KISS - another reason to take the copy out of copyright.

----- Original Message -----
From: "Michael A Rolenz" <Michael.A.Rolenz@aero.org>
To: <dvd-discuss@eon.law.harvard.edu>
Sent: Monday, March 18, 2002 1:14 PM
Subject: RE: [dvd-discuss] The Consumer Technology Bill of Rights


> The IP community recommends educating children at an early age regarding
> copyright and I think that is a good idea but I don't think they realize
> that if they insist on creating copyright law that even educated people
> can't follow all the minutia, then nobody will bother with it.
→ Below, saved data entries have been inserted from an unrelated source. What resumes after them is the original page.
# ehgus8/alpha-zero

Measured on AMD Instinct MI355X. Metric: selfplay_games_per_sec, higher is better.
Workload: dtype bf16

## Files before the change

alpha-zero_amd/azk/__init__.py:

```python
import ctypes as C
import math
import os
import subprocess

import numpy as np

_HERE = os.path.dirname(os.path.abspath(__file__))
_CSRC = os.path.join(os.path.dirname(_HERE), "csrc")
LIB_PATH = os.path.join(_HERE, "libazk.so")

ABI_VERSION = 4

SYMBOLS = [
    "azk_abi_version", "azk_last_error", "azk_create", "azk_destroy", "azk_geometry", "azk_reset_games",
    "azk_set_positions", "azk_begin_search", "azk_step_select", "azk_step_expand_backup", "azk_step",
    "azk_root_stats", "azk_root_children", "azk_export_tree", "azk_advance", "azk_get_positions",
    "azk_get_counters", "azk_reset_counters", "azk_check_device_error", "azk_gen_noise",
    "azk_rules_legal_moves", "azk_rules_legal_mask", "azk_rules_apply_move", "azk_rules_undo_move",
    "azk_rules_check_winner", "azk_rules_canonical", "azk_softmax_rows",
    "azk_step_tree", "azk_step_gather", "azk_recycle_finished", "azk_nn_patch_embed", "azk_nn_cls_attention", "azk_nn_patch_embed_scores", "azk_nn_cls_pool", "azk_debug_stamps", "azk_debug_stamps_raw", "azk_emit_finished", "azk_clear_cache", "azk_nn_heads_finalize", "azk_nn_layernorm_rows",
    "azk_vanilla_set_rng", "azk_vanilla_get_rng", "azk_vanilla_search", "azk_nn_embed_pool",
    "azk_nn_gemm_rows", "azk_nn_layernorm_sum", "azk_nn_heads_finalize_sum", "azk_nn_ln_heads",
    "azk_leaf_source_of", "azk_nn_embed_pool_leaves", "azk_nn_embed_pool_compact", "azk_nn_embed_pool_compact_leaves",
    "azk_nn_embed_fold", "azk_nn_embed_fold_leaves", "azk_nnx_embed_fold", "azk_nnx_embed_fold_leaves",
# ... 54 lines not shown
    if not torch.cuda.is_available():
        raise AzkError("no GPU visible: the azk engine runs only on an MI355X (no CPU fallback)")
    return torch


def _stream():
    import torch
    return C.c_void_p(torch.cuda.current_stream().cuda_stream)


def _p(t):
    return C.c_void_p(t.data_ptr()) if t is not None else None


def _np(a):
    return a.ctypes.data_as(C.c_void_p) if a is not None else None


def _ok(rc, name):
    if rc != 0:
        raise AzkError(f"{name} failed ({rc})")


class Engine:

    def __init__(self, game, n_games, max_sims, size=None, device=0, leaf_dtype="float32", arena_nodes=0, cache_entries=0,
                 cache_shared=False, leaves_per_step=1, tree_reuse=0):
        torch = _torch()
        self.torch = torch
        self.L = lib()
        self.game = game
        cfg = Config()
        cfg.game = GAME_ID[game]
        cfg.rows = cfg.cols = int(size or 0)
        cfg.n_games, cfg.max_sims, cfg.device, cfg.arena_nodes = int(n_games), int(max_sims), int(device), int(arena_nodes)
        cfg.cache_entries = int(cache_entries)
        cfg.cache_shared = 1 if (cache_shared and cache_entries) else 0
        self.cache_shared = bool(cfg.cache_shared)
        self.K = max(1, int(leaves_per_step))
        cfg.leaves_per_step = self.K
        self.tree_reuse = int(tree_reuse)
        cfg.tree_reuse = self.tree_reuse
        cfg.leaf_dtype = LEAF_BF16 if leaf_dtype in ("bfloat16", "bf16", torch.bfloat16) else LEAF_F32
        self.device = torch.device("cuda", device)
        torch.cuda.set_device(self.device)
        h = C.c_void_p()
        rc = self.L.azk_create(C.byref(cfg), C.byref(h))
        if rc != 0:
            raise AzkError(f"azk_create failed ({rc}): {self.L.azk_last_error(None).decode()}")
        self.h = h
        vals = [C.c_int32() for _ in range(5)]
        self._chk(self.L.azk_geometry(self.h, *[C.byref(v) for v in vals]))
        self.planes, self.rows, self.cols, self.action_dim, self.state_dim = [v.value for v in vals]
        self.G, self.max_sims = int(n_games), int(max_sims)
        tdt = torch.bfloat16 if cfg.leaf_dtype == LEAF_BF16 else torch.float32
        dev = self.device
        self.slots = self.G * self.K
        self.leaf_boards = torch.zeros((self.slots, self.planes, self.rows, self.cols), dtype=tdt, device=dev)
        self.n_leaf = torch.zeros(1, dtype=torch.int32, device=dev)
        self.pi = torch.zeros((self.G, self.action_dim), dtype=torch.float64, device=dev)
        self.q = torch.zeros(self.G, dtype=torch.float64, device=dev)
        self.root_visit = torch.zeros(self.G, dtype=torch.int32, device=dev)
        self.chosen = torch.zeros(self.G, dtype=torch.int32, device=dev)
        self.winner = torch.zeros(self.G, dtype=torch.int32, device=dev)
        self.done = torch.zeros(self.G, dtype=torch.int32, device=dev)
        self._noise = None
        self.cache_entries = int(cache_entries)
# ... 795 lines not shown
```

alpha-zero_amd/csrc/azk_device.h:

```cpp
#pragma once
#include <hip/hip_runtime.h>
#include <stdint.h>

#define AZK_WAVE 64
#define AZK_KIND_TTT 0
#define AZK_KIND_C4 1
#define AZK_KIND_GOMOKU 2

struct GameDesc {
    int kind, rows, cols, rc, planes, win_len, action_dim, state_dim;
    unsigned inv_cols;
};

__device__ __forceinline__ int azk_action_idx(const GameDesc &g, int cell) {
    return g.kind == AZK_KIND_C4 ? cell % g.cols : cell;
}

__device__ __forceinline__ int azk_lane() { return threadIdx.x & 63; }

__device__ __forceinline__ int uniform_i32(int v) { return __builtin_amdgcn_readfirstlane(v); }

__device__ __forceinline__ void azk_wave_sync() {
    __builtin_amdgcn_fence(__ATOMIC_RELEASE, "wavefront");
    __builtin_amdgcn_wave_barrier();
// ... 148 lines not shown

__device__ __forceinline__ unsigned long long py_tuple2_hash(int r, int c) {
    const unsigned long long P1 = 11400714785074694791ULL, P2 = 14029467366897019727ULL, P5 = 2870177450012600261ULL;
    unsigned long long acc = P5;
    acc += (unsigned long long)r * P2; acc = (acc << 31) | (acc >> 33); acc *= P1;
    acc += (unsigned long long)c * P2; acc = (acc << 31) | (acc >> 33); acc *= P1;
    acc += 2ULL ^ (P5 ^ 3527539ULL);
    if (acc == ~0ULL) return 1546275796ULL;
    return acc;
}
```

They need
> to remember the engineering maxim - KISS.
>
>
>
>
> Richard Hartman <hartman@onetouch.com>
> Sent by: owner-dvd-discuss@eon.law.harvard.edu
> 03/18/02 09:24 AM
> Please respond to dvd-discuss
>
>
>         To:     "'dvd-discuss@eon.law.harvard.edu'"
<dvd-discuss@eon.law.harvard.edu>
>         cc:
>         Subject:        RE: [dvd-discuss] The Consumer Technology Bill of
Rights
>
>
> That's a very concise statement of what copyright should be.
>
> --
> -Richard M. Hartman
> hartman@onetouch.com
>
> 186,000 mi./sec ... not just a good idea, it's the LAW!
>
>
> > -----Original Message-----
> > From: Michael A Rolenz [mailto:Michael.A.Rolenz@aero.org]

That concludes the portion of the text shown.